There are no com.docker.compose.* labels and AutoRemove=false, so --remove-orphans cannot reap the engine and a --rm-style self-destruct is not in play. Two redispatches captured under docker events --filter event=create,start,die,destroy,kill,stop also confirmed it: across both runs the only die / destroy events were for galaxy-dev-{backend,api,caddy}. The live engine container survived both redispatches, and the reconciler that fires 60 seconds after the new backend boots correctly matched it through byGameID / byContainerID.
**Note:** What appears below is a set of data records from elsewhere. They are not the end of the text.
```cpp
WsLayout ws_layout(const ncx_dims& d) {
    WsLayout w{};
    const size_t M = (size_t)d.B * d.K, H = d.H;
    size_t off = 0;
    auto take = [&](size_t bytes) { size_t o = off; off = align_up(off + bytes, 256); return o; };
    w.idx_k = take(M * 4); w.idx_o = take(M * 4); w.idx_ob = take((size_t)d.B * 4);
    w.mx = take(M * 4); w.inv = take(M * 4);
    w.ldm = pad_to(d.K + 1, 4);
    w.ldgt = (d.flags & NCX_F_BF16) ? d.A : pad_to(d.A, 32);
    w.misc = take(M * w.ldm * 4);
    w.gt = take(H * w.ldgt * 4);
    w.sh = take((size_t)d.B * H * 4);
    for (int l = 0; l < 3; ++l) w.h[l] = l < d.L ? take(M * H * 4) : 0;
    w.dpre[0] = take(M * H * 4);
    w.dpre[1] = d.L >= 2 ? take(M * H * 4) : 0;
    w.dsh = take((size_t)d.B * H * 4);
    w.dgt = take(2 * H * d.A * 4);
    w.dagt = w.dgt + H * d.A * 4;
    w.dgtT = take((size_t)2 * d.A * pad_to(d.H, 4) * 4);
    w.w1aT = take((size_t)2 * d.da * pad_to(d.H, 32) * 4);
// ... 628 lines not shown
            prob(in->q_emb, d.dq, 0, d.dq, g->w1 + o.q_emb);
            prob(in->z_orig, d.dz, 0, d.dz, g->w1 + o.z_orig);
            if (aemb) prob(p->answer_embedding, d.da, 2, d.da, g->w1 + o.a_gt);
            else      prob(in->a_emb_gt, d.da, 0, d.da, g->w1 + o.a_gt);
            rc = dw_tn8(d, tp, np, 0, false, true, idx_ob, aemb ? in->answer_aids : nullptr, slab, w.slab_bytes, s); if (rc) return rc;
        } else
        if (want_rest && !tn8) {
            add_s(x_gather(in->feats, d.dv, idx_ob, d.B, d.dv), g->w1 + o.v_orig);
            add_s(x_plain(in->q_emb, d.dq, d.B, d.dq), g->w1 + o.q_emb);
            add_s(x_plain(in->z_orig, d.dz, d.B, d.dz), g->w1 + o.z_orig);
            add_s(aemb ? x_gather(p->answer_embedding, d.da, in->answer_aids, d.B, d.da) : x_plain(in->a_emb_gt, d.da, d.B, d.da),
                  g->w1 + o.a_gt);
        }
        a.nseg = n;
        FixupArgs fix_tn{};
        if (km_merge) a.defer_fix = &fix_tn;
        if (n > 0) { rc = run_gemm(U_DW1C, a, FORM_TN, u[U_DW1C].plan, slab, w.slab_bytes, nullptr, s); if (rc) return rc; }
        if (km_merge && !km_reduced) {
            rc = prof_open(U_DW1C, s); if (rc) return rc;
            rc = dw_km_finish(d, (const float*)(ws + w.km_slab), g->w1 + o.v_other, g->w1 + o.v_mult, din, &fix_tn, u[U_DW1C].plan.cfg, s);
            if (rc) return rc;
            rc = prof_close(U_DW1C, s); if (rc) return rc;
        }
        if (!(d.flags & NCX_F_V_MULT) && do2) {
            hipLaunchKernelGGL(k_zero_cols, dim3((unsigned)cdiv((long long)H * d.dv, 256)), dim3(256), 0, s, g->w1 + o.v_mult, H, din, d.dv);
            NCX_HIP_TRY(hipGetLastError());
        }
    }
    if (aemb) {
        SideStream* ss = km_deferred ? side_stream() : nullptr;
        hipStream_t se = ss ? ss->s : s;
        FixupArgs fix_ak{};
        Tn8ReduceArgs red_ak{};
        const bool tn8_ak = dw_tn8_supported(d) && emb_nt && !ss;
        if (ss) { rc = side_fork(ss, s); if (rc) return rc; }
        const bool bf16e = d.flags & NCX_F_BF16;
        const Bf16Emb bm = bf16e ? bf16_emb_layout(d, ws + w.bf_emb) : Bf16Emb{};
        if (do2 && bf16e) {
            rc = prof_open(U_DW1AK, se); if (rc) return rc;
            rc = bf16_dw1ak(d, bm, dgt, g->w1, se); if (rc) return rc;
            rc = prof_close(U_DW1AK, se); if (rc) return rc;
        } else if (do2 && tn8_ak) {
            Tn8Prob q{};
            q.A = (const float*)(ws + w.dgtT2); q.rows = pad_to(d.A, 32); q.rows_valid = d.A; q.X = p->answer_embedding; q.ldx = d.da; q.N = d.da;
            q.out = g->w1 + o.a_other; q.ldo = din; q.n_valid = d.da;
            rc = prof_open(U_DW1AK, se); if (rc) return rc;
            rc = dw_tn8_products(d, &q, 1, 0, false, true, nullptr, nullptr, slab, w.slab_bytes, &red_ak, se); if (rc) return rc;
            if (!(do1 && emb_nt)) { rc = dw_reduce_km_tn8(nullptr, true, &red_ak, se); if (rc) return rc; red_ak.n_tiles_total = 0; }
            rc = prof_close(U_DW1AK, se); if (rc) return rc;
        } else if (do2) {
            GemmArgs a{}; a.mode = MODE_CHAIN; a.nseg = 1; a.M = H;
            a.a[0] = x_plain(dgt, d.A, H, d.A); a.b[0] = x_plain(p->answer_embedding, d.da, d.A, d.da); a.klen[0] = d.A;
            a.out[0] = g->w1 + o.a_other; a.ldo[0] = din; a.n_cols[0] = d.da;
            if (do1 && emb_nt && u[U_DW1AK].plan.cfg == CFG_64x64 && !hook_env("NCX_NO_MERGE_FIX")) a.defer_fix = &fix_ak;
            rc = run_gemm(U_DW1AK, a, FORM_NN, u[U_DW1AK].plan, ss ? (float*)(ws + w.slab2) : slab,
                          ss ? w.slab2_bytes : w.slab_bytes, nullptr, se); if (rc) return rc;
        }
        if (do1 && emb_nt) {
            EmbPrepArgs ea{};
            ea.dsh = dsh; ea.aid = in->answer_aids; ea.dggtT = dagtT; ea.B = d.B; ea.H = H; ea.A = d.A; ea.Hp4 = Hp4;
            const float* srcs[3] = {dgt, p->w1 + o.a_other, p->w1 + o.a_gt};
            float* dsts[3] = {dgtT, w1akT, w1agtT};
            const long long ldss[3] = {d.A, din, din};
            const int colss[3] = {tn8_ak ? 0 : d.A, d.da, d.da}, ldds[3] = {Hp4, Hp32, Hp32};
            int tiles = 0;
            for (int e = 0; e < 3; ++e) {
                ea.src[e] = srcs[e]; ea.dst[e] = dsts[e]; ea.lds_[e] = ldss[e]; ea.cols[e] = colss[e]; ea.ldd[e] = ldds[e]; ea.dcols[e] = ldds[e];
// ... 234 lines not shown
    int dev = 0;
    NCX_HIP_TRY(hipGetDevice(&dev));
    if (dev < 0 || dev >= 16) return NCX_E_DIMS;
    if (!stamps) { g_stamps[dev].ptr.store(nullptr, std::memory_order_release); g_stamps[dev].words.store(0, std::memory_order_release); }
    else { g_stamps[dev].ptr.store(nullptr, std::memory_order_release); g_stamps[dev].words.store(words, std::memory_order_release);
           g_stamps[dev].ptr.store(stamps, std::memory_order_release); }
    return NCX_OK;
}

int ncx_wgmap_check(int32_t tiles_m, int32_t tiles_n, int32_t S) {
    if (tiles_m < 1 || tiles_n < 1 || S < 1 || (long long)tiles_m * tiles_n * S > (1 << 24)) return NCX_E_DIMS;
    const WgMap w{tiles_m, tiles_n, S};
    const int total = tiles_m * tiles_n * S, count = w.count();
    if (count < total) return 1;
    unsigned char* seen = (unsigned char*)calloc((size_t)total, 1);
    if (!seen) return NCX_E_NULL;
    int bad = 0, nvalid = 0;
    for (int lw = 0; lw < count && !bad; ++lw) {
        int tm = -1, tn = -1, z = -1;
        if (!w.decode(lw, tm, tn, z)) continue;
        ++nvalid;
        if (tm < 0 || tm >= tiles_m || tn < 0 || tn >= tiles_n || z < 0 || z >= S) { bad = 2; break; }
        if (w.encode(tm, tn, z) != lw) { bad = 3; break; }
        unsigned char& f = seen[((size_t)z * tiles_m + tm) * tiles_n + tn];
        if (f) { bad = 4; break; }
        f = 1;
    }
    if (!bad && nvalid != total) bad = 5;
    free(seen);
    return bad;
}

int ncx_plan_query(const ncx_dims* d, int32_t gemm_id, int32_t* out6) {
    if (check_dims(d) != NCX_OK || !out6 || gemm_id < 0 || gemm_id >= U_COUNT) return NCX_E_DIMS;
    GemmUse u[U_COUNT];
    list_uses(*d, u);
    out6[0] = u[gemm_id].form; out6[1] = (int32_t)u[gemm_id].M; out6[2] = (int32_t)u[gemm_id].N;
    out6[3] = (int32_t)u[gemm_id].ksteps; out6[4] = u[gemm_id].plan.cfg; out6[5] = u[gemm_id].plan.split;
    const bool fast = (gemm_id == U_MAIN && main_fwd_dims_ok(*d)) || (gemm_id == U_FWD_L && hidden_fwd_dims_ok(*d) && !(d->flags & NCX_F_BF16));
    if (fast) {
        const long long M = (long long)d->B * d->K, T = u[gemm_id].ksteps;
        const int sp = main_split(M, d->H, T);
        const bool vfold = gemm_id == U_MAIN && (d->flags & NCX_F_V_MULT) && (d->K == 24 || (d->K == 48 && main_fold_rows(M, d->H) >= 96)) && d->dv % 32 == 0 && d->dv >= 64 && sp == 1;
        const long long tiles96 = ((M + 95) / 96) * ((d->H + 127) / 128);
        out6[4] = vfold ? (main_fold_rows(M, d->H) == 192 ? 8 : (main_fold_rows(M, d->H) == 96 || d->K == 48) ? 7 : 6) : (sp == 1 && tiles96 * 10 >= (long long)num_cus() * 9) ? CFG_96x128 : 5;
        out6[5] = sp;
    }
    return NCX_OK;
}

}
```

### vqa-counterexamples_amd/csrc/ncx_dwred.h

```cpp
#pragma once
#include "ncx_internal.h"

namespace ncx {

constexpr int TN8_BM = 256, TN8_BN = 64, TN8_BK = 32, TN8_T = 512;

struct KmReduceArgs { const float* slab; int nz, H, dv; long long din; float* g_vother; float* g_vmult; int nblk; };
template <bool VEC>
__device__ __forceinline__ void km_reduce_body(const KmReduceArgs& r, int blk) {
    constexpr int W = VEC ? 4 : 1;
    typedef float vec __attribute__((ext_vector_type(VEC ? 4 : 1)));
    const long long i = ((long long)blk * 256 + threadIdx.x) * W, n = (long long)r.H * r.dv;
    if (i >= n) return;
    const int h = (int)(i / r.dv), c = (int)(i - (long long)h * r.dv);
    vec vk[DW_KM_SPLIT], vm[DW_KM_SPLIT];
#pragma unroll
    for (int z = 0; z < DW_KM_SPLIT; ++z) {
        const int zz = z < r.nz ? z : r.nz - 1;
        vk[z] = *(const vec*)(r.slab + ((long long)zz * 2 + 0) * n + i);
        vm[z] = *(const vec*)(r.slab + ((long long)zz * 2 + 1) * n + i);
    }
    vec sk = vk[0], sm = vm[0];
#pragma unroll
    for (int z = 1; z < DW_KM_SPLIT; ++z) { const vec zero = {}; sk += z < r.nz ? vk[z] : zero; sm += z < r.nz ? vm[z] : zero; }
#pragma unroll
    for (int j = 0; j < W; ++j) {
        r.g_vother[(long long)h * r.din + c + j] = sk[j];
        r.g_vmult[(long long)h * r.din + c + j] = sm[j];
    }
}

struct Tn8ReduceArgs {
    Tn8Prob p[TN8_MAX_PROB];
    int np, n_al, tiles_m, S, al_wgs, R, do_al, do_rest;
    int rest_tiles[TN8_MAX_PROB], rest_steps[TN8_MAX_PROB], rest_tile0[TN8_MAX_PROB], rest_pre[TN8_MAX_PROB + 1];
    int al_tiles, n_tiles_total;
    const float* slab;
};
__device__ __forceinline__ void tn8_reduce_body(const Tn8ReduceArgs& r, int blk) {
    int tile_blk = blk >> 3;
    const int rgp = blk & 7;
    int prob, tile, s_first, s_count, s_stride = 1;
    if (r.do_al && tile_blk < r.al_tiles) {
        prob = 0; tile = tile_blk; s_first = tile * r.S; s_count = r.S;
    } else {
        if (r.do_al) tile_blk -= r.al_tiles;
        prob = r.n_al;
        while (prob + 1 < r.np && tile_blk >= r.rest_tile0[prob + 1]) ++prob;
        tile = tile_blk - r.rest_tile0[prob];
        const long long g0 = (long long)r.rest_pre[prob] + (long long)tile * r.rest_steps[prob], g1 = g0 + r.rest_steps[prob];
        const int w0 = (int)(g0 / r.R), w1 = (int)((g1 - 1) / r.R);
        s_first = r.al_wgs + r.rest_tile0[prob] + tile + w0; s_count = w1 - w0 + 1;
    }
    const Tn8Prob& p = r.p[prob];
    const int tm = tile % r.tiles_m, tn = tile / r.tiles_m;
    __shared__ float tn8_tt[32][TN8_BN + 1];
#pragma unroll
    for (int it = 0; it < 2; ++it) {
        const int f = threadIdx.x + 256 * it, row = rgp * 32 + (f >> 4), c = 4 * (f & 15);
        const float* src = r.slab + (long long)s_first * (TN8_BM * TN8_BN) + row * TN8_BN + c;
        f32x4 sum = {0.f, 0.f, 0.f, 0.f};
        for (int z = 0; z < s_count; z += 8) {
            f32x4 v[8];
#pragma unroll
            for (int j = 0; j < 8; ++j) v[j] = *(const f32x4*)(src + (long long)min(z + j, s_count - 1) * s_stride * (TN8_BM * TN8_BN));
#pragma unroll
            for (int j = 0; j < 8; ++j) sum += z + j < s_count ? v[j] : f32x4{0.f, 0.f, 0.f, 0.f};
        }
        const int h = tm * TN8_BM + row, n = tn * TN8_BN + c;
        float* o = p.out + (long long)h * p.ldo + n;
#pragma unroll
        for (int j = 0; j < 4; ++j) if (n + j < p.n_valid) o[j] = sum[j];
        if (p.outT) {
#pragma unroll
            for (int j = 0; j < 4; ++j) tn8_tt[f >> 4][c + j] = sum[j];
        }
    }
    if (p.outT) {
        __syncthreads();
        const int nl = threadIdx.x >> 2, hq = (threadIdx.x & 3) * 8;
        const int n = tn * TN8_BN + nl, h0 = tm * TN8_BM + rgp * 32 + hq;
        if (n < p.n_valid + p.padT2) {
            float v[8];
#pragma unroll
            for (int j = 0; j < 8; ++j) v[j] = n < p.n_valid ? tn8_tt[hq + j][nl] : 0.f;
#pragma unroll
            for (int j = 0; j < 8; ++j) {
                if (n < p.n_valid) p.outT[(long long)n * p.ldT + h0 + j] = v[j];
                if (p.outT2) p.outT2[(long long)n * p.ldT + h0 + j] = v[j];
            }
        }
    }
}

int dw_tn8_products(const ncx_dims& d, const Tn8Prob* probs, int np, int n_al, bool do_al, bool do_rest, const int* idx_ob, const int* aid,
                    float* slab, size_t slab_bytes, Tn8ReduceArgs* red, hipStream_t s);
int dw_reduce_km_tn8(const KmReduceArgs* km, bool km_vec, const Tn8ReduceArgs* tn, hipStream_t s);
KmReduceArgs dw_km_reduce_args(const ncx_dims& d, const float* slab, float* g_vother, float* g_vmult, long long din, bool* vec);

}
```

### vqa-counterexamples_amd/csrc/ncx_dwtn.hip

```cpp
#include <hip/hip_runtime.h>
#include <stdint.h>
#include <stdlib.h>
#include <type_traits>
#include "ncx_internal.h"
#include "ncx_dwred.h"

namespace ncx {

constexpr int TN8_PA = 256, TN8_PB = 80;
constexpr int TN8_MAX_SEG = 16;
constexpr int TN8_SEG_WORDS = 16;

typedef const __attribute__((address_space(1))) float* tn_gfptr;
typedef const __attribute__((address_space(1))) f32x4u* tn_gf4ptr;

struct Tn8Args {
    Tn8Prob p[TN8_MAX_PROB];
    int np, n_al;
    int H, tiles_m, B;
    int S, al_wgs, al_tiles_n;
    int R;
    int do_al, do_rest;
    int rest_tiles[TN8_MAX_PROB], rest_steps[TN8_MAX_PROB], rest_tile0[TN8_MAX_PROB];
    int rest_pre[TN8_MAX_PROB + 1];
    const int* idx_ob; const int* aid;
    float* slab;
    int n_slots;
};

struct Tn8Seg {
    unsigned long long a_ptr;
    unsigned long long x_ptr;
    unsigned long long l_ptr;
    int ldx;
    int soft;
    int gsel;
    int n0, ncl;
    int t0;
    int vbeg, vend;
    int slot;
    int rv;
};
static_assert(sizeof(Tn8Seg) == TN8_SEG_WORDS * 4, "segment record");

// ... 478 lines not shown
#pragma unroll
            for (int p = 0; p < 3; ++p) afB[p] = zero8;
            flush();
            ++qc;
            if (qc < nseg) { vend_c = segs[qc].vend; slot_c = segs[qc].slot; }
        }
    };
    typedef std::integral_constant<int, 0> M0; typedef std::integral_constant<int, 1> M1; typedef std::integral_constant<int, 2> M2;
    auto pair = [&](auto mode_c, int v) __attribute__((always_inline)) {
        if (v + 3 >= l_vend) loader_switch(v + 3);
        step(S0{}, mode_c, v);
        if (v + 4 >= l_vend) loader_switch(v + 4);
        step(S1{}, mode_c, v + 1);
    };
    int v = 0;
    if constexpr (SPLIT) {
        const int nal = (a.do_al && w < a.al_wgs && segs[0].slot == w) ? segs[0].vend : 0;
        const int nA = nal > 1 ? (nal - 1) & ~1 : 0, nB = nal & ~1;
        for (; v + 1 < V && v < nA; v += 2) pair(M1{}, v);
        for (; v + 1 < V && v < nB; v += 2) pair(M0{}, v);
        for (; v + 1 < V; v += 2) pair(M2{}, v);
        if (v < V) { if (v + 3 >= l_vend) loader_switch(v + 3); step(S0{}, M0{}, v); }
    } else {
        for (; v + 1 < V; v += 2) pair(M0{}, v);
        if (v < V) { if (v + 3 >= l_vend) loader_switch(v + 3); step(S0{}, M0{}, v); }
    }
}


static inline int tn8_cdiv(long long a, long long b) { return (int)((a + b - 1) / b); }

constexpr int TN6_MAX_B = 2048;
bool dw_tn8_x6(const ncx_dims& d) { return (d.flags & NCX_F_X6) && d.B <= TN6_MAX_B && !hook_env("NCX_NO_X6"); }
bool dw_tn8_supported(const ncx_dims& d) { return !(d.flags & NCX_F_BF16) && dw_tn8_shapes_ok(d); }
bool dw_tn8_shapes_ok(const ncx_dims& d) {
    if (hook_env("NCX_NO_TN8")) return false;
    const long long M = (long long)d.B * d.K;
    if (d.H % TN8_BM != 0 || d.B % TN8_BK != 0 || M % TN8_BK != 0 || d.B > 4096 || d.B < 128) return false;
    if (d.dv % 4 || d.dq % 4 || d.dz % 4 || d.da % 4 || d.A % 4) return false;
    const long long lim = (1ll << 32) - 65536;
    if ((long long)d.n_img * d.dv * 4 >= lim || M * (long long)(d.A > d.da ? d.A : d.da) * 4 >= lim || M * (long long)d.H * 4 >= lim || (long long)d.A * d.da * 4 >= lim) return false;
    return true;
}
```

backend/internal/runtime/service.go only removes engine containers from the explicit runStop / runRestart / runPatch paths. There is no runtime.Service.Shutdown that proactively kills containers on backend exit, so a graceful SIGTERM to galaxy-dev-backend will not touch its child engine containers.

Remaining hypotheses

  1. Engine self-crashed and was reaped by something host-side. RestartPolicy=on-failure only retries within Docker's own limits; if the engine exited cleanly (status 0) Docker does not restart, but does keep the row in docker ps -a. The reproduction case had the engine missing from docker ps -a entirely, so a separate cleanup (cron docker container prune, a host script, manual docker rm) needs to be ruled out.
  2. An out-of-band Docker daemon restart dropped the container. A dockerd restart that loses sight of an unmanaged container is rare, but would explain why both the live tracking and docker ps -a are empty. Correlate the gap with journalctl -u docker on the host.
  3. runStart errored at waitForEngineHealthz or Engine.Init and the engine exited on its own before status=running. Bootstrap logs status=starting and then is silent until the reconciler 15 minutes later; the runtime row in that case should have been written with status=engine_unreachable, so any reproduction needs a runtime_records snapshot from the bad window — that table got wiped together with the cancelled game on the next boot, so the post-mortem currently lacks it.

What to investigate next

  • On the dev host: list cron jobs, systemd timers, and any custom shell that periodically runs docker container prune or docker system prune. The host also runs gitea + crowdsec so unrelated maintenance is plausible.
  • Inspect journalctl -u docker --since '2026-05-16 20:50:00' --until '2026-05-16 20:56:34' for the original repro window — confirm whether the daemon flagged a container removal in that gap.
  • Re-run with backend logging level debug so the runtime.scheduler and runtime.workers paths surface their per-game timer / job decisions. The current info level says nothing between bootstrap and the reconciler.
  • Capture runtime_records for the broken game before the next boot purges it; the column set (status, current_container_id, engine_endpoint) tells whether the engine ever reached running or stopped at engine_unreachable.
  • Reproduce on a freshly seeded clean-data volume to rule out postgres-state ambiguity.

Workaround in use today

When the sandbox game flips to cancelled, redispatch dev-deploy:

curl -X POST -n -H 'Content-Type: application/json' \
  -d '{"ref":"<branch>"}' \
  https://gitea.iliadenisov.ru/api/v1/repos/developer/galaxy-game/actions/workflows/dev-deploy.yaml/dispatches

The next boot's purgeTerminalSandboxGames removes the cancelled row, findOrCreateSandboxGame creates a fresh one, and ensureMembershipsAndDrive puts the new game back to running.

Owner

Unassigned. File an issue once we have the runtime / reconciler analysis above; reference this section in the issue body so future redeploys can short-circuit the diagnostic loop.